Pope picks US priest as new Irish Papal Nuncio
Pope Benedict XVI has tapped New Yorker Msgr Charlie Brown to be the new Papal Nuncio to Ireland according to sources in the Department of Foreign Affairs. It is a significant move and the first native English-speaker to be appointed the Pope’s representative in Ireland since Archbishop Joseph McGeough in 1967.
The Government reportedly gave the official agrément for the appointment of Msgr Brown at this week’s Cabinet meeting on Tuesday.
51 year-old Msgr Brown is an official at the Congregation for the Doctrine of the Faith (CDF) and crucially has never served as a member of the Vatican’s diplomatic corps. This is an important signal that Pope Benedict wants the new Nuncio to concentrate more on ecclesiastical affairs rather than the diplomatic relationship between Ireland and the Holy See.
He will play a key role in implementing the reforms of the Church in Ireland and selecting new bishops.
There has been criticism of many of the nuncios who were appointed to Ireland in recent years for spending too much time on the diplomatic circuit and not enough time on the Church.

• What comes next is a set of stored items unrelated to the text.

template <int KSTEPS, bool kFirst>
__global__ void __launch_bounds__(THREADS, 1) gmm_score_sv_kernel(const Args a) {
  extern __shared__ __align__(1024) unsigned char smem[];
  constexpr int KS = KSTEPS * 16;
  constexpr uint32_t tile_bytes = (uint32_t)BN * KS * 2u;
  const uint32_t aq_block_bytes = (uint32_t)a.KQ * BM * 2u;
  __half* sAh = reinterpret_cast<__half*>(smem);
  __half* sAl = reinterpret_cast<__half*>(smem + (size_t)MB * aq_block_bytes);
  unsigned char* sB = smem + (size_t)2 * MB * aq_block_bytes;
  float* sPart = reinterpret_cast<float*>(sB + (size_t)NSTAGE * tile_bytes);
  uint64_t* bars = reinterpret_cast<uint64_t*>(sPart + 2 * CHUNK * UNIT);
  const uint32_t b_full = smem_u32(bars);
  const uint32_t b_empty = b_full + 8u * NSTAGE;
  const uint32_t t_full = b_empty + 8u * NSTAGE;
  const uint32_t t_empty = t_full + 8u * NSLOT;
  const uint32_t a_full = t_empty + 8u * NSLOT;
  const uint32_t a_empty = a_full + 8u;
  uint32_t* tmem_slot = reinterpret_cast<uint32_t*>(bars + 2 * NSTAGE + 2 * NSLOT + 2);
  float* mstab = reinterpret_cast<float*>(tmem_slot + 4);
  float* mx = sPart;

  const int tid = threadIdx.x, warp = tid >> 5, lane = tid & 31;

  if (tid == 0) {
    for (int i = 0; i < NSTAGE; ++i) { mbar_init(bars + i, 1); mbar_init(bars + NSTAGE + i, MB); }
    for (int i = 0; i < NSLOT; ++i) { mbar_init(bars + 2 * NSTAGE + i, 1); mbar_init(bars + 2 * NSTAGE + NSLOT + i, EPI_WARPS / MB); }
    mbar_init(bars + 2 * NSTAGE + 2 * NSLOT, EPI);
    mbar_init(bars + 2 * NSTAGE + 2 * NSLOT + 1, MB);
    asm volatile("fence.mbarrier_init.release.cluster;" ::: "memory");
  }
  if (warp == 1) {
    asm volatile("tcgen05.alloc.cta_group::1.sync.aligned.shared::cta.b32 [%0], %1;" ::"r"(smem_u32(tmem_slot)), "r"(512u)
                 : "memory");
    asm volatile("tcgen05.relinquish_alloc_permit.cta_group::1.sync.aligned;" ::: "memory");
  }
  if (tid >= CTRL)
    for (int i = tid - CTRL; i < 2 * CHUNK * UNIT; i += EPI) sPart[i] = 0.f;
  tc_fence_before();
  __syncthreads();
  tc_fence_after();
  const uint32_t tmem_base = *tmem_slot;

  const int64_t n_units = (a.total_frames + UNIT - 1) / UNIT;
  const int S = a.n_models, NT = a.n_tiles;
  constexpr size_t tile_halfs = (size_t)BN * KS;

  if (warp < CTRL / 32) {
    asm volatile("setmaxnreg.dec.sync.aligned.u32 %0;" ::"n"(CTRL_REGS));
  if (warp == 0) {
    const uint32_t sB_u32 = smem_u32(sB);
    uint32_t stage = 0, ph = 0;
    auto load = [&](const __half* src) {
      bar_spin_relaxed(b_empty + 8u * stage, ph ^ 1u);
      if (elect_one()) {
        bar_arrive_expect_tx(b_full + 8u * stage, tile_bytes);
        bulk_g2s_u32(sB_u32 + stage * tile_bytes, src, tile_bytes, b_full + 8u * stage);
      }
      __syncwarp();
      if (++stage == NSTAGE) { stage = 0; ph ^= 1u; }
    };
    const size_t tile_stride = (size_t)a.set_images * tile_halfs;
    for (int64_t u = blockIdx.x; u < n_units; u += gridDim.x) {
      if (kFirst)
        for (int j = 0; j < NT; ++j) {
          const __half* tj = a.tiles + (size_t)j * tile_stride;
          for (int i = 0; i < NQ; ++i, tj += tile_halfs) load(tj);
        }
      for (int m0 = 0; m0 < S; m0 += CHUNK) {
        const int nm = min(CHUNK, S - m0);
        for (int j = 0; j < NT; ++j) {
          const __half* tj = a.tiles + (size_t)j * tile_stride;
          for (int i = 0; i < NQ; ++i, tj += tile_halfs) load(tj);
          const __half* src = a.tiles_group + (size_t)j * tile_stride + (size_t)(NQ + m0) * tile_halfs;
          for (int m = 0; m < nm; ++m, src += tile_halfs) load(src);
        }
      }
    }
  } else if (warp == 1 || warp == 2) {
    const int g = warp - 1;
    constexpr uint32_t lbo_a = BM * 16u, lbo_b = BN * 16u, sbo = 128u;
    constexpr uint32_t ks_a = (2u * lbo_a) >> 4, ks_b = (2u * lbo_b) >> 4;
    constexpr uint32_t tile_units = tile_bytes >> 4;
    const uint64_t ah_desc = make_desc(smem_u32(sAh) + (uint32_t)g * aq_block_bytes, lbo_a, sbo);
    const uint64_t al_desc = make_desc(smem_u32(sAl) + (uint32_t)g * aq_block_bytes, lbo_a, sbo);
    const uint64_t b_desc0 = make_desc(smem_u32(sB), lbo_b, sbo);
    const uint32_t at = tmem_base + (uint32_t)(g * (KS / 2));
    constexpr uint32_t idesc = make_idesc_f16(BM, BN);
    const int steps_b = (a.KQ - KS) >> 4;
    uint32_t stage = 0, bph = 0, s3 = 0, sph = 0, unit_idx = 0;
    auto next_stage = [&]() { if (++stage == NSTAGE) { stage = 0; bph ^= 1u; } };
    auto next_slot = [&]() { if (++s3 == 3) { s3 = 0; sph ^= 1u; } };
    auto job_r = [&]() {
      bar_spin_relaxed(b_full + 8u * stage, bph);
      const uint32_t slot = (uint32_t)g + 2u * s3;
      bar_spin_relaxed(t_empty + 8u * slot, sph ^ 1u);
      tc_fence_after();
      if (elect_one()) {
        const uint32_t d_tmem = tmem_base + ACC_COL0 + slot * BN;
        const uint64_t bd = b_desc0 + (uint64_t)(stage * tile_units);
#pragma unroll
        for (int k = 0; k < KSTEPS; ++k) mma_f16_ts(d_tmem, at + 8u * k, bd + (uint64_t)(k * ks_b), idesc, k > 0 ? 1u : 0u);
        bar_commit(t_full + 8u * slot);
        bar_commit(b_empty + 8u * stage);
      }
      __syncwarp();
      next_stage();
      next_slot();
    };
    auto job_q = [&]() {
      const uint32_t slot = (uint32_t)g + 2u * s3;
      bar_spin_relaxed(t_empty + 8u * slot, sph ^ 1u);
      const uint32_t d_tmem = tmem_base + ACC_COL0 + slot * BN;
#pragma unroll
      for (int part = 0; part < NQ; ++part) {
        bar_spin_relaxed(b_full + 8u * stage, bph);
        tc_fence_after();
        if (elect_one()) {
          const uint64_t bd = b_desc0 + (uint64_t)(stage * tile_units);
          const bool second = (part & 1) != 0;
          const uint64_t a_off = second ? (uint64_t)(KSTEPS * ks_a) : 0ull;
#pragma unroll
          for (int k = 0; k < KSTEPS; ++k)
            if (!second || k < steps_b)
              mma_f16_ss(d_tmem, ah_desc + a_off + (uint64_t)(k * ks_a), bd + (uint64_t)(k * ks_b), idesc, (part | k) ? 1u : 0u);
          if (part < 2) {
#pragma unroll
            for (int k = 0; k < KSTEPS; ++k)
              if (!second || k < steps_b)
                mma_f16_ss(d_tmem, al_desc + a_off + (uint64_t)(k * ks_a), bd + (uint64_t)(k * ks_b), idesc, 1u);
          }
          if (part == NQ - 1) bar_commit(t_full + 8u * slot);
          bar_commit(b_empty + 8u * stage);
        }
        __syncwarp();
        next_stage();
      }
      next_slot();
    };
    for (int64_t u = blockIdx.x; u < n_units; u += gridDim.x, ++unit_idx) {
      bar_spin_relaxed(a_full, unit_idx & 1u);
      tc_fence_after();
      if (kFirst)
        for (int j = 0; j < NT; ++j) job_q();
      for (int m0 = 0; m0 < S; m0 += CHUNK) {
        const int nm = min(CHUNK, S - m0);
        for (int j = 0; j < NT; ++j) {
          job_q();
#pragma unroll 1
          for (int m = 0; m < nm; ++m) job_r();
        }
      }
      if (elect_one()) bar_commit(a_empty);
      __syncwarp();
    }
  }
  } else {
    asm volatile("setmaxnreg.inc.sync.aligned.u32 %0;" ::"n"(EPI_REGS));
    const int etid = tid - CTRL;
    const int ew = warp - CTRL / 32;
    const int quad = warp & 3;
    const int g = (ew >> 2) & 1;
    const int half = ew >> 3;
    const int row = quad * 32 + lane;
    const int urow = g * BM + row;
    const uint32_t lane_addr = (uint32_t)(quad * 32) << 16;
    const int frow = etid & (UNIT - 1), fpart = etid >> 8;
    const float LN2 = 0.69314718055994530942f;
    float* my_part = sPart + (size_t)half * CHUNK * UNIT + urow;
    uint32_t s3 = 0, sph = 0, unit_idx = 0;

    const uint32_t my_tmem = tmem_base + lane_addr + ACC_COL0 + (uint32_t)(g * BN + half * 32);
    const uint32_t my_full = t_full + 8u * g, my_empty = t_empty + 8u * g;
    const bool lane0 = lane == 0;
    auto fetch = [&](uint32_t (&r)[32]) {
      bar_spin(my_full + 16u * s3, sph);
      tc_fence_after();
      tc_ld32_issue(my_tmem + 2u * BN * s3, r);
      tc_ld_wait(r);
      tc_fence_before();
      __syncwarp();
      if (lane0) bar_arrive(my_empty + 16u * s3);
      if (++s3 == 3) { s3 = 0; sph ^= 1u; }
    };

    for (int64_t u = blockIdx.x; u < n_units; u += gridDim.x, ++unit_idx) {
      const int64_t frame0 = u * UNIT;
      bar_spin(a_empty, (unit_idx & 1u) ^ 1u);
      tc_fence_after();
      {
        const int64_t fr = frame0 + frow;
        const bool live = fr < a.total_frames;
        const float* xr = a.feats + fr * a.D;
        const size_t at0 = (size_t)(frow >> 7) * (BM * a.KQ) + (size_t)(frow & (BM - 1)) * 8;
        const int j0 = fpart * (a.KQ >> 1), j1 = j0 + (a.KQ >> 1);
        for (int j = j0; j < j1; ++j) {
          float y = 0.f;
          if (j < 2 * a.D) {
            if (live) { const float x = xr[j < a.D ? j : j - a.D]; y = j < a.D ? x * x : x; }
          } else if (j < 2 * a.D + 2) {
            y = 1.f;
          }
          const __half h = __float2half_rn(y);
          const size_t at1 = at0 + (size_t)(j >> 3) * (BM * 8) + (j & 7);
          sAh[at1] = h;
          sAl[at1] = __float2half_rn(y - __half2float(h));
        }
      }
      {
        const int64_t fe = frame0 + urow;
        const bool live = fe < a.total_frames;
        const float* xr = a.feats + fe * a.D;
        for (int c = half; c < KSTEPS; c += 2) {
          uint32_t v[8];
#pragma unroll
          for (int e = 0; e < 8; ++e) {
            float x2[2];
#pragma unroll
            for (int i = 0; i < 2; ++i) {
              const int j = 16 * c + 2 * e + i;
              float x = 0.f;
              if (j < a.D) x = live ? xr[j] : 0.f;
              else if (j == a.D) x = 1.f;
              else if (j == a.D + 1) x = kSvConstScale;
              x2[i] = x;
            }
            const __half2 hh = __floats2half2_rn(x2[0], x2[1]);
            v[e] = *reinterpret_cast<const uint32_t*>(&hh);
          }
          tc_st8(tmem_base + lane_addr + (uint32_t)(g * (KS / 2) + 8 * c), v);
        }
        asm volatile("tcgen05.wait::st.sync.aligned;" ::: "memory");
      }
      asm volatile("fence.proxy.async.shared::cta;" ::: "memory");
      tc_fence_before();
      bar_arrive(a_full);

      const int64_t ff = frame0 + frow;
      const bool flive = ff < a.total_frames;
      const int futt = flive ? find_segment(a.offsets, a.n_utts, ff) : -1;
      float fwgt = 1.f;
      if (futt >= 0 && a.normalize) fwgt = 1.f / (float)(a.offsets[futt + 1] - a.offsets[futt]);

      float m_t;
      if (kFirst) {
        float rmax = -3.0e38f;
        for (int j = 0; j < NT; ++j) {
          uint32_t r[32];
          fetch(r);
          float cm = max3(__uint_as_float(r[0]), __uint_as_float(r[1]), __uint_as_float(r[2]));
#pragma unroll
          for (int i = 3; i < 31; i += 2) cm = max3(cm, __uint_as_float(r[i]), __uint_as_float(r[i + 1]));
          rmax = max3(rmax, cm, __uint_as_float(r[31]));
        }
        mx[half * UNIT + urow] = rmax;
        named_bar_sync(1 + g, 2 * BM);
        m_t = rintf(fmaxf(mx[urow], mx[UNIT + urow]));
        named_bar_sync(1 + g, 2 * BM);
        if (half == 0) { mx[urow] = 0.f; mx[UNIT + urow] = 0.f; }
        if (half == 0 && a.stab && frame0 + urow < a.total_frames) a.stab[frame0 + urow] = m_t;
      } else {
        m_t = frame0 + urow < a.total_frames ? a.stab[frame0 + urow] : 0.f;
      }
      if (half == 0) mstab[urow] = m_t;

      for (int m0 = 0; m0 < S; m0 += CHUNK) {
        const int nm = min(CHUNK, S - m0);
        for (int j = 0; j < NT; ++j) {
          float qm[32];
          {
            uint32_t r[32];
            fetch(r);
#pragma unroll
            for (int i = 0; i < 32; ++i) qm[i] = ex2(__uint_as_float(r[i]) - m_t);
          }
          float* dst = my_part;
#pragma unroll 1
          for (int m = 0; m < nm; ++m, dst += UNIT) {
            uint32_t r[32];
            fetch(r);
            *dst += exp_sum32(r, qm);
          }
        }
        named_bar_sync(3, EPI);
        {
          const float mf = mstab[frow];
          float* p0 = sPart + (size_t)fpart * UNIT + frow;
          for (int m = fpart; m < nm; m += 2, p0 += 2 * UNIT) {
            const float v = p0[0] + p0[CHUNK * UNIT];
            p0[0] = 0.f;
            p0[CHUNK * UNIT] = 0.f;
            float lse = (mf + lg2(v)) * LN2;
            if (!(v > 7.9e-31f && v < 1.2e30f)) lse = __int_as_float(0x7fc00000);
            if (flive && a.frame_lse) a.frame_lse[(int64_t)(m0 + m) * a.total_frames + ff] = lse;
            warp_segmented_atomic_add(a.scores, futt, a.set_models, m0 + m, lse * fwgt, lane);
          }
        }
        named_bar_sync(3, EPI);
      }
    }
  }

  tc_fence_before();
  __syncthreads();
  if (warp == 1) asm volatile("tcgen05.dealloc.cta_group::1.sync.aligned.b32 %0, %1;" ::"r"(tmem_base), "r"(512u) : "memory");
}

Msgr Brown has served at the CDF since 1994 so has been involved in preparations for three ad limina meetings of Irish bishops making their seven-yearly reports to the Holy See. As such, he is acutely aware of the issues facing the Church in Ireland and will be familiar with the members of the Irish hierarchy. In addition, the CDF is also the Vatican department that since 2001 has dealt exclusively with issues in relation to clerical sexual abuse so Msgr Brown will have a keen awareness of the issue and how devastating it has been for victims and the reputation and morale of the Church in Ireland.
The fact that the Vatican has gone for a non-diplomat rather than a mandarin from the Section for Relations With States of the Secretariat of State in Rome should also be read as an indication that the Pope wants the new nuncio to take a keen interest in the internal affairs of the Church. This will be particularly important when it comes to the appointment of bishops and the implementation of the report of the Apostolic Visitation inquiry into the Church in Ireland.
It is also likely that Pope Benedict XVI was personally involved in this decision since Msgr Brown is known to the Pope from the former’s tenure as Prefect of the CDF until his election in 2005.
Msgr Brown, who holds graduate degrees from Oxford University, the University of Toronto and the Pontifical Athenaeum Sant’Anselmo in Rome, is expected to take up his appointment early in the New Year after he has been consecrated as an archbishop.